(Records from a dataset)

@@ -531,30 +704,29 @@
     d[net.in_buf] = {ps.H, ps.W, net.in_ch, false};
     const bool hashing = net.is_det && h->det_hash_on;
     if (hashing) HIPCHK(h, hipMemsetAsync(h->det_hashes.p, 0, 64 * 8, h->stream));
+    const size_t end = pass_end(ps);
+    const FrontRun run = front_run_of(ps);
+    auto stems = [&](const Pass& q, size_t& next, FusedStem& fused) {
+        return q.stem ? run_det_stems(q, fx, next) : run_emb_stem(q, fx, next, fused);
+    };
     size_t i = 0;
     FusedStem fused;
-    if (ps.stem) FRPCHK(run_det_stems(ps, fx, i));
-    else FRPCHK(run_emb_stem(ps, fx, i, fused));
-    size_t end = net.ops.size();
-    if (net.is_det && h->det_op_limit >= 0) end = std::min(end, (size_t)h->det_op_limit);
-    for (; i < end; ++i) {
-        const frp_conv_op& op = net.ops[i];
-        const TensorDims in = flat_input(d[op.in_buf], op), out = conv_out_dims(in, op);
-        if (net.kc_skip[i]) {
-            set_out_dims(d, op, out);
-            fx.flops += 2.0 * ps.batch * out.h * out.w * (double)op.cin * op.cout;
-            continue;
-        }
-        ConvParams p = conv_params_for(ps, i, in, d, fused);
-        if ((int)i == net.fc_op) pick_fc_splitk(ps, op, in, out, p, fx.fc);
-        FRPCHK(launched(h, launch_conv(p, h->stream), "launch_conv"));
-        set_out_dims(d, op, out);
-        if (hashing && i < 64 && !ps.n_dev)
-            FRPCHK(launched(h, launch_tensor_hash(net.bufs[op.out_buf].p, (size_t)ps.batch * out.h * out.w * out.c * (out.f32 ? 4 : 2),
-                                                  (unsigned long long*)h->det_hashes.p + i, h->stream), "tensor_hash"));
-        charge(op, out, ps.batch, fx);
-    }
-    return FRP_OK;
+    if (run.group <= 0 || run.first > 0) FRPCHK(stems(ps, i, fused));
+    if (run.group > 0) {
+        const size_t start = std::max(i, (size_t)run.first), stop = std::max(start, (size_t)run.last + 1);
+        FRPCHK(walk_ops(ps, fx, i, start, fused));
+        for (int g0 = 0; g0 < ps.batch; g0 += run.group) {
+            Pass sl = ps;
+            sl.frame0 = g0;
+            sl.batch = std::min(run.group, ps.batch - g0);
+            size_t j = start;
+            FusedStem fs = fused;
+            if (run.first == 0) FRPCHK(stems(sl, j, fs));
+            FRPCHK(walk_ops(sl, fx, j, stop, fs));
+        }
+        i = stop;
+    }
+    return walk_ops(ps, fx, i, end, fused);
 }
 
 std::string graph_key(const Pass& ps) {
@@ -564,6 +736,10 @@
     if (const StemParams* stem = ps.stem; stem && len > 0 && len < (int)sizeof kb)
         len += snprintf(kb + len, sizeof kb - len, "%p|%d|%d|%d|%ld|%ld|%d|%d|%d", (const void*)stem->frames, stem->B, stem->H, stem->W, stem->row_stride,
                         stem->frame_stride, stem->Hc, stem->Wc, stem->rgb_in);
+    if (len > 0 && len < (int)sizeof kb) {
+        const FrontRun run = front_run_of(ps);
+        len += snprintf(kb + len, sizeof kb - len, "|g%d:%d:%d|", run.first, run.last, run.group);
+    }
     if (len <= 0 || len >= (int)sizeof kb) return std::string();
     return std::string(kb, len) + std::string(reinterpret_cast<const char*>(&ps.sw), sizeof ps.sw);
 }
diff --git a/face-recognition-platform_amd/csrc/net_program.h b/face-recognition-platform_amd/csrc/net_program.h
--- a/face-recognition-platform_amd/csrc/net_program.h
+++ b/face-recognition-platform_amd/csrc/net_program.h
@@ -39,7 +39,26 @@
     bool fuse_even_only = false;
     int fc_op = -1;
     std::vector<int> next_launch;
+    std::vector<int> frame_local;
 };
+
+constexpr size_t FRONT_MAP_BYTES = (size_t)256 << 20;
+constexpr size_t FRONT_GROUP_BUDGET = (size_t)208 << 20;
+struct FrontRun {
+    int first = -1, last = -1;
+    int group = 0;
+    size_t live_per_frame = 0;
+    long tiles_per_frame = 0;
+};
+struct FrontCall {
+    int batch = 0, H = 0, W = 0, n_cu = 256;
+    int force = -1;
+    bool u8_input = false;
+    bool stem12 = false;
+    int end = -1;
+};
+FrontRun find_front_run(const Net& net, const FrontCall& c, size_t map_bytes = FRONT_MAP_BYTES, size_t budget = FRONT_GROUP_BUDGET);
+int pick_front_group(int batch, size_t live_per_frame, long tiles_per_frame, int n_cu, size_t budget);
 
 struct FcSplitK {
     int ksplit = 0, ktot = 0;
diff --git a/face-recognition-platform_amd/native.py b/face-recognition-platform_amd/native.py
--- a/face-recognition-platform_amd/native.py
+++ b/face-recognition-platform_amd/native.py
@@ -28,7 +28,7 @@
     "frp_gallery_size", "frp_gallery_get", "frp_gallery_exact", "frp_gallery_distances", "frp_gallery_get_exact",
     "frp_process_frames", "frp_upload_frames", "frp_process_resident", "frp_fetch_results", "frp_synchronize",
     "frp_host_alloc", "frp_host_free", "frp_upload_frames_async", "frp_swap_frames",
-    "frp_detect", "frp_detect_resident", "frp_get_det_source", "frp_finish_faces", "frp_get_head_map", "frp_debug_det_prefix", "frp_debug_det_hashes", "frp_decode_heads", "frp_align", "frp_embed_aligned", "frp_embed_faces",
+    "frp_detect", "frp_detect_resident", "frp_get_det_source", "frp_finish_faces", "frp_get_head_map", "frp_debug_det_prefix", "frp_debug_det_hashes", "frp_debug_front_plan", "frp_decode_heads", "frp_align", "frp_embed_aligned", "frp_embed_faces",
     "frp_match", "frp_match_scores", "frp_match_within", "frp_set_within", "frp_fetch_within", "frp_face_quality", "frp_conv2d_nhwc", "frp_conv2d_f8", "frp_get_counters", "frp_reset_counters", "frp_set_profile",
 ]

* * *

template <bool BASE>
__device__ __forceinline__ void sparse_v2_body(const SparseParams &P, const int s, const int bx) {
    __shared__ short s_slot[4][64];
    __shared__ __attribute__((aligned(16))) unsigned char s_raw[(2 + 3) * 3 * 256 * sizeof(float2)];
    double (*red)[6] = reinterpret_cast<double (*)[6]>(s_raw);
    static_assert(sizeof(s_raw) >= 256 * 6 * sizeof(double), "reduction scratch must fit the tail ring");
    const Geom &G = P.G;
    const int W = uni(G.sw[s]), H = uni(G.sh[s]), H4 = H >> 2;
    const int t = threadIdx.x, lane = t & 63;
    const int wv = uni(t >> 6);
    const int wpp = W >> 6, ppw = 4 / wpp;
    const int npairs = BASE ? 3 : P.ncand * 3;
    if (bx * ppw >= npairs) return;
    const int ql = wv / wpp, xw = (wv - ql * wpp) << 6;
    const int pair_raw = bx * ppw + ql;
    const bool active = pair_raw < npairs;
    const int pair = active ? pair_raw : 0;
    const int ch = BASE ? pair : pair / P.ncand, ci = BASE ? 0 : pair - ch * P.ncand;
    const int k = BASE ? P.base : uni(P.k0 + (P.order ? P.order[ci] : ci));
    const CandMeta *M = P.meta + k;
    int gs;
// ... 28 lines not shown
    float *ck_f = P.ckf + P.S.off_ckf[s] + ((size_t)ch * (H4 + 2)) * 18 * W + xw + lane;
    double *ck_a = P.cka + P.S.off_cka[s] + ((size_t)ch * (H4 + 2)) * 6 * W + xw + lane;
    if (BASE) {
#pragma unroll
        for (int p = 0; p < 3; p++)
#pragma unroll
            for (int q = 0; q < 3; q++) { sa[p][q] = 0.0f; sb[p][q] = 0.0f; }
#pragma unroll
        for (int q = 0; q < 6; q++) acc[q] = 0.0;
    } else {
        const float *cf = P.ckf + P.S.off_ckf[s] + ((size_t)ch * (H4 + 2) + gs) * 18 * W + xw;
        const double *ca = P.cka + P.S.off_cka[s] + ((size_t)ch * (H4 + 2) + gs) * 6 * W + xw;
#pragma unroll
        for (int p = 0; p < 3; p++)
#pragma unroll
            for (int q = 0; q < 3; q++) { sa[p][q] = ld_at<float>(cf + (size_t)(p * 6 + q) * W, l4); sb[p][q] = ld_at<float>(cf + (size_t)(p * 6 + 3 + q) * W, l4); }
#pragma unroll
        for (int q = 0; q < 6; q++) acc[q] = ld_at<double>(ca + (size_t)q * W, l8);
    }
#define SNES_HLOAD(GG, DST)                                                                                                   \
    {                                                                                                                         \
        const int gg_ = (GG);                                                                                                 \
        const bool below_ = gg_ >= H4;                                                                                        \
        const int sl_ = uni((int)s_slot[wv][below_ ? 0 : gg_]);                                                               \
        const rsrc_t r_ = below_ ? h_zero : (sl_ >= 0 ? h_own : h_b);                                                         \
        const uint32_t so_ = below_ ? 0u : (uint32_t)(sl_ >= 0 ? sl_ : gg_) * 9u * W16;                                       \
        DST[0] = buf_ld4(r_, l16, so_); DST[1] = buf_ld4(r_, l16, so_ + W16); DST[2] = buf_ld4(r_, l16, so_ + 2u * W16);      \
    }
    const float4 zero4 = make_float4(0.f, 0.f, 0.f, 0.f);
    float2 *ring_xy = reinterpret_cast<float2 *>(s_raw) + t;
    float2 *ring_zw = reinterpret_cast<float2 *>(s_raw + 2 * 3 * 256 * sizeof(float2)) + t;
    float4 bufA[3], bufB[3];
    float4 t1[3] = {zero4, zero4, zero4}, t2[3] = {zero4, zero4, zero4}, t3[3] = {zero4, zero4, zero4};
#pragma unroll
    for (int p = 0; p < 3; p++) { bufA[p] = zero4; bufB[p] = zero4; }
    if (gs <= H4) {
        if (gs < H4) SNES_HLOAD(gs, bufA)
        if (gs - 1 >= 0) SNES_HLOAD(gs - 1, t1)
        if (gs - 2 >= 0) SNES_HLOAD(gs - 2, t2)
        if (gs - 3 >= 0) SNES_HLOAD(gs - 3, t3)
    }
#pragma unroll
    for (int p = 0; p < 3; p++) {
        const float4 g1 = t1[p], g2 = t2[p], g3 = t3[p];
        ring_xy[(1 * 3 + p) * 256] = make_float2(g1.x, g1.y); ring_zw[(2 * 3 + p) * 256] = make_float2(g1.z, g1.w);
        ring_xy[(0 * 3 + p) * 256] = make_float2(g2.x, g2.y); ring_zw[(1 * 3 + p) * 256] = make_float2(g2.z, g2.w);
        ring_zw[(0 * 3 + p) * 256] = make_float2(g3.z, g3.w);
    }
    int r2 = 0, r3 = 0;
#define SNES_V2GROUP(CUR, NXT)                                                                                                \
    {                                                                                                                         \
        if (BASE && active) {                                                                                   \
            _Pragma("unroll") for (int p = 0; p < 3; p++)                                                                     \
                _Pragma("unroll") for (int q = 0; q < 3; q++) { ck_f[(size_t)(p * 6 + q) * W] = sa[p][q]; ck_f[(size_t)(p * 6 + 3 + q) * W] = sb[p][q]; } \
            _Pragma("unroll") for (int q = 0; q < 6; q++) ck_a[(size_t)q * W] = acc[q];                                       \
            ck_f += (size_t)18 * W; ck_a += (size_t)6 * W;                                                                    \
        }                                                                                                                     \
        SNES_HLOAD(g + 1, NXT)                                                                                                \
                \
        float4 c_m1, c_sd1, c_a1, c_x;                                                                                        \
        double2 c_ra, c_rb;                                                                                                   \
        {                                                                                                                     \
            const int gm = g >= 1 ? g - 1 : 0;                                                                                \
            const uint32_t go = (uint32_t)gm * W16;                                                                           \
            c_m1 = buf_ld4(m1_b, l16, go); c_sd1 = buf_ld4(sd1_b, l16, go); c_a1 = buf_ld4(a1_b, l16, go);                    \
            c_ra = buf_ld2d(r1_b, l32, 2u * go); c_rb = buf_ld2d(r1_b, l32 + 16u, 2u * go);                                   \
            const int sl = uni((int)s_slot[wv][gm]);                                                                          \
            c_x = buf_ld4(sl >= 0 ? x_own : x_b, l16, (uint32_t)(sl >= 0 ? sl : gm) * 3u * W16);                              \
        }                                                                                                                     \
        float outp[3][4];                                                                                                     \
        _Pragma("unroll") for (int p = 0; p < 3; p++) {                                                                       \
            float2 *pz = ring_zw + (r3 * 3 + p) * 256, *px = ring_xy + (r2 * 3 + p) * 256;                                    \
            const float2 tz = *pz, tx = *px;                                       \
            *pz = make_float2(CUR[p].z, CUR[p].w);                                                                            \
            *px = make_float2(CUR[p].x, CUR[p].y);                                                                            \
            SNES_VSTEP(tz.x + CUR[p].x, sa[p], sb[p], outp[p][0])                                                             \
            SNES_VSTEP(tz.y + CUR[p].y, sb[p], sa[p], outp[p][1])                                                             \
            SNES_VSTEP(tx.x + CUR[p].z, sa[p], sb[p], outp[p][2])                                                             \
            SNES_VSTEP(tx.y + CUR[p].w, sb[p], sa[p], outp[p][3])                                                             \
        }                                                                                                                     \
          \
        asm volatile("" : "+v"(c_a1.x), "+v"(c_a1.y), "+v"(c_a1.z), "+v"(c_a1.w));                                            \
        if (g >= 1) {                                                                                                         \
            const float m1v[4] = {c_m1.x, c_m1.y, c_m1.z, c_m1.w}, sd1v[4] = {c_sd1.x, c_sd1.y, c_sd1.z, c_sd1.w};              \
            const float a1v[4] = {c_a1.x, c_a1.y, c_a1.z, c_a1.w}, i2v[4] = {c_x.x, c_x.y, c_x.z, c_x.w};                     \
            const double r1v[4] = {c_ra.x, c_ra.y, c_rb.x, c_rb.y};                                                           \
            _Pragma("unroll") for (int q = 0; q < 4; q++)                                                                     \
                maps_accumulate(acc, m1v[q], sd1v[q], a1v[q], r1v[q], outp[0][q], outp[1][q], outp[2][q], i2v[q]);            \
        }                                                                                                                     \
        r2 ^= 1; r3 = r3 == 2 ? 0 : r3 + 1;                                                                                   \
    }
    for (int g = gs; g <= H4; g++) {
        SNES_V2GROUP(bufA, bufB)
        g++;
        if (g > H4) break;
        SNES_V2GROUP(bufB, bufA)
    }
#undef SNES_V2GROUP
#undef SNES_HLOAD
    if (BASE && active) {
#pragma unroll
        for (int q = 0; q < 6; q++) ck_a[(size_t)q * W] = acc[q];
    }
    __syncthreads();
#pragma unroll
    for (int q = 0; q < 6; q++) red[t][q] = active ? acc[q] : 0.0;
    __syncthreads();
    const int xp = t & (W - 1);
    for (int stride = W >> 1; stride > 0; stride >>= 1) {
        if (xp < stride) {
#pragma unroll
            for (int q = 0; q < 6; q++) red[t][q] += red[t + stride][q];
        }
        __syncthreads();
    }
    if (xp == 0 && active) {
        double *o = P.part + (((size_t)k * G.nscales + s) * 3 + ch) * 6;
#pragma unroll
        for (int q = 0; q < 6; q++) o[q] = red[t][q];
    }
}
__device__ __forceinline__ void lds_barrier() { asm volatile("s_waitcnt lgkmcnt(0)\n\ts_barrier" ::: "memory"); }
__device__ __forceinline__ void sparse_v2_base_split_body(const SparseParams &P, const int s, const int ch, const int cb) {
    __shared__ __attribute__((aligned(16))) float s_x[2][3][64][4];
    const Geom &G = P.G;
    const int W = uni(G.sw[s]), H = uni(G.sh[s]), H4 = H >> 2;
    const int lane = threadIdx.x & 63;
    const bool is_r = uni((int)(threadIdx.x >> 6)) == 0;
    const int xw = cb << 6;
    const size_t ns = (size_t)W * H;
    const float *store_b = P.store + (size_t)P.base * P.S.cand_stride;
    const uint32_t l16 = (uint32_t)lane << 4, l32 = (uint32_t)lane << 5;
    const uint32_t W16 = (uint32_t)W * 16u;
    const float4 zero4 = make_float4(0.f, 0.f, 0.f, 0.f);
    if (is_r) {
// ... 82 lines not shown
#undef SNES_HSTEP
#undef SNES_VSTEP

* * *

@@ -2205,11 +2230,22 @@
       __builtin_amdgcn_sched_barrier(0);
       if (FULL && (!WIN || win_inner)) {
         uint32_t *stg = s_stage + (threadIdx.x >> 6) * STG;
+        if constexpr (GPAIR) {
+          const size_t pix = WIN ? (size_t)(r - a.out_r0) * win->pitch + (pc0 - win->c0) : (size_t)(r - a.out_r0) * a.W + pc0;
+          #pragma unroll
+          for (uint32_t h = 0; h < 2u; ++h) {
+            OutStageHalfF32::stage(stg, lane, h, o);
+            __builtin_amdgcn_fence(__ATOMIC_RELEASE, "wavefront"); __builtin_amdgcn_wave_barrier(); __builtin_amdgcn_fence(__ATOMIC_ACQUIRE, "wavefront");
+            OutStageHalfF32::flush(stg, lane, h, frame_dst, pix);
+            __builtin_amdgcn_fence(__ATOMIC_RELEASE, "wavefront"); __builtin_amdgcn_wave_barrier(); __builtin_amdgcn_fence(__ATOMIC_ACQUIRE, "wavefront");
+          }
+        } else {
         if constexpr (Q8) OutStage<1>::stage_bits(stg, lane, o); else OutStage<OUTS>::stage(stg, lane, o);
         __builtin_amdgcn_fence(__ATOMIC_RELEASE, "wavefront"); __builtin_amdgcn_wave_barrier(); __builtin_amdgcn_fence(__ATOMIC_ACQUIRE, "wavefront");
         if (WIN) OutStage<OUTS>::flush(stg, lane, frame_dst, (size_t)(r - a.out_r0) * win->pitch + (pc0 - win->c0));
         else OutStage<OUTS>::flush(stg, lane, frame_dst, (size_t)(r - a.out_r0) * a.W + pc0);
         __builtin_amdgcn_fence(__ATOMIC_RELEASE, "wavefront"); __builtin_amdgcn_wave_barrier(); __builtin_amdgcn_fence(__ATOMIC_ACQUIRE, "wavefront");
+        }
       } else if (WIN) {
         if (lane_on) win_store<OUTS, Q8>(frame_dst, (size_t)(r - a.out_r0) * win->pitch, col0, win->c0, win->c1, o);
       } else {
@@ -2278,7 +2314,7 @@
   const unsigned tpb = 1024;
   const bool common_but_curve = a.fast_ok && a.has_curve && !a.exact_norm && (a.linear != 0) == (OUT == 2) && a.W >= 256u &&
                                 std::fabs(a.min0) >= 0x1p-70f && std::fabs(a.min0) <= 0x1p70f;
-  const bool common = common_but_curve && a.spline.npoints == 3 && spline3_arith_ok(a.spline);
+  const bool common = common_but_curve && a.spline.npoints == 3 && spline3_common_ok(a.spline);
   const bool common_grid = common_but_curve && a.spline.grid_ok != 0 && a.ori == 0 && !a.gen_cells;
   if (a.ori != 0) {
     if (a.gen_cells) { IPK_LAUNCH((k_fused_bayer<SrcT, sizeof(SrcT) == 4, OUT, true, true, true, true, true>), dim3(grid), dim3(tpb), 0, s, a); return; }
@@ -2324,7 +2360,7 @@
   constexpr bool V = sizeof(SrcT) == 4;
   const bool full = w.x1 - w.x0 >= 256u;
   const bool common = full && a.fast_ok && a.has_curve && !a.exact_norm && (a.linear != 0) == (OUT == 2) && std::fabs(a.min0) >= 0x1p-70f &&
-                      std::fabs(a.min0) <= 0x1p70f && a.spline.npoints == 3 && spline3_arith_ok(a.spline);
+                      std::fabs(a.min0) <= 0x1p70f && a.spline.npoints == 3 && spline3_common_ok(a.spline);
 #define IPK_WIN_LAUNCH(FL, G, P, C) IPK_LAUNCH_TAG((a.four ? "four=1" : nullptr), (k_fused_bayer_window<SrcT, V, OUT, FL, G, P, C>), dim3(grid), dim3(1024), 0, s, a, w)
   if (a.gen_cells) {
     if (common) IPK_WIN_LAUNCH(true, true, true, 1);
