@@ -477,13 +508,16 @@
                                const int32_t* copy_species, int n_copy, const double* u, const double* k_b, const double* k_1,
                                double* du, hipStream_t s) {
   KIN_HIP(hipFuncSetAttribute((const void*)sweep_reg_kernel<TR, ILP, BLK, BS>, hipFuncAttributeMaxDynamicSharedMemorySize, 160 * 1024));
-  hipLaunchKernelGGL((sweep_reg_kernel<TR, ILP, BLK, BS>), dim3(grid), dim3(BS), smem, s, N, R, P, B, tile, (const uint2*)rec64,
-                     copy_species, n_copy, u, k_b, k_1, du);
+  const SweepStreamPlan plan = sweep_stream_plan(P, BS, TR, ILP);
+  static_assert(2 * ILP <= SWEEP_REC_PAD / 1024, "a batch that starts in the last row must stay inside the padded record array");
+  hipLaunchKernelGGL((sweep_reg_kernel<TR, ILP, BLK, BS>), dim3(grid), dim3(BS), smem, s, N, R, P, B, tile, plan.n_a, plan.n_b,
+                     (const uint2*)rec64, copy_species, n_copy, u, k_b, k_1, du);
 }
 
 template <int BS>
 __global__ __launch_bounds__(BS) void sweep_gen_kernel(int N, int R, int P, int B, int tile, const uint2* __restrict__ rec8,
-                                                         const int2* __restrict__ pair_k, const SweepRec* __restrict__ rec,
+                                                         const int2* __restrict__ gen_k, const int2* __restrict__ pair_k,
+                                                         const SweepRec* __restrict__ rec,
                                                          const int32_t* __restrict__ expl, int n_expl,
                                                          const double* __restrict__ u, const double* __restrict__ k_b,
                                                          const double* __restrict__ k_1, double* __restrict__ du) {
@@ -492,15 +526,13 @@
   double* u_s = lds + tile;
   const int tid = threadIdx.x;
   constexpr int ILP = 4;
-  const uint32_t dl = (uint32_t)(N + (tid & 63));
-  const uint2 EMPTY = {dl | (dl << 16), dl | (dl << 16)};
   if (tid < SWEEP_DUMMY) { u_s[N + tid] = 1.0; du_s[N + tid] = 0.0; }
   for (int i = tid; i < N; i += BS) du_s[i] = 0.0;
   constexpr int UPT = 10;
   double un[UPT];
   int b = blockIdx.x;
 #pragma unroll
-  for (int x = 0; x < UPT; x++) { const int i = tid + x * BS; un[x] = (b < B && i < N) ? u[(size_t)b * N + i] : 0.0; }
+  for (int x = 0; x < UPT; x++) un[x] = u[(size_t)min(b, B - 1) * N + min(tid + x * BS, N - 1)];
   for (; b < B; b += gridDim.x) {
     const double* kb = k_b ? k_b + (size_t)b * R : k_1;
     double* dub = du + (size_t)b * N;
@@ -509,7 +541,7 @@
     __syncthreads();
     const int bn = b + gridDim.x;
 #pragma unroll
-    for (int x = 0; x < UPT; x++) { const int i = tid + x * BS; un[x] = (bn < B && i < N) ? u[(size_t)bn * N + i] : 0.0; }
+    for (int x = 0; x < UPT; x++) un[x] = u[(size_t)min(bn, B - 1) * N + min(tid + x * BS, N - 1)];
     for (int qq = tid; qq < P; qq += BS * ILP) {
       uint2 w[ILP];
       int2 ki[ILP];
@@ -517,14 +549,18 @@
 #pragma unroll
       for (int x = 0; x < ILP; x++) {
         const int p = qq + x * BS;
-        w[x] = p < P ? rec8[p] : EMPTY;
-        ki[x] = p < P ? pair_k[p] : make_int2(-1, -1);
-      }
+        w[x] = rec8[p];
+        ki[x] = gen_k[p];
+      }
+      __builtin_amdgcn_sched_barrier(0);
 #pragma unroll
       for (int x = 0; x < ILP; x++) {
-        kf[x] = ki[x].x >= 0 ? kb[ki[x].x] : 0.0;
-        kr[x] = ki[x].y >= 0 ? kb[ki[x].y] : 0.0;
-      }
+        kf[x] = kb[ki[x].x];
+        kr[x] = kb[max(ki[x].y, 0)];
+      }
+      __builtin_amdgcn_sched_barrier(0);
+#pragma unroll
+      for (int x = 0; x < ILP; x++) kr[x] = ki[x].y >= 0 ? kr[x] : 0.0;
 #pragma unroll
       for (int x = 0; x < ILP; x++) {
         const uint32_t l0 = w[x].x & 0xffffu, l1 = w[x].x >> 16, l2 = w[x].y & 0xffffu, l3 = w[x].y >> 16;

• Your assignment: Starting at the line above that contains "-509,7 +541,7 @@", write out each line exactly until the line that contains "const uint32_t l0" has been written, and stop there.

• Response area:
@@ -509,7 +541,7 @@
     __syncthreads();
     const int bn = b + gridDim.x;
 #pragma unroll
-    for (int x = 0; x < UPT; x++) { const int i = tid + x * BS; un[x] = (bn < B && i < N) ? u[(size_t)bn * N + i] : 0.0; }
+    for (int x = 0; x < UPT; x++) un[x] = u[(size_t)min(bn, B - 1) * N + min(tid + x * BS, N - 1)];
     for (int qq = tid; qq < P; qq += BS * ILP) {
       uint2 w[ILP];
       int2 ki[ILP];
@@ -517,14 +549,18 @@
 #pragma unroll
       for (int x = 0; x < ILP; x++) {
         const int p = qq + x * BS;
-        w[x] = p < P ? rec8[p] : EMPTY;
-        ki[x] = p < P ? pair_k[p] : make_int2(-1, -1);
-      }
+        w[x] = rec8[p];
+        ki[x] = gen_k[p];
+      }
+      __builtin_amdgcn_sched_barrier(0);
 #pragma unroll
       for (int x = 0; x < ILP; x++) {
-        kf[x] = ki[x].x >= 0 ? kb[ki[x].x] : 0.0;
-        kr[x] = ki[x].y >= 0 ? kb[ki[x].y] : 0.0;
-      }
+        kf[x] = kb[ki[x].x];
+        kr[x] = kb[max(ki[x].y, 0)];
+      }
+      __builtin_amdgcn_sched_barrier(0);
+#pragma unroll
+      for (int x = 0; x < ILP; x++) kr[x] = ki[x].y >= 0 ? kr[x] : 0.0;
 #pragma unroll
       for (int x = 0; x < ILP; x++) {
         const uint32_t l0 = w[x].x & 0xffffu, l1 = w[x].x >> 16, l2 = w[x].y & 0xffffu, l3 = w[x].y >> 16;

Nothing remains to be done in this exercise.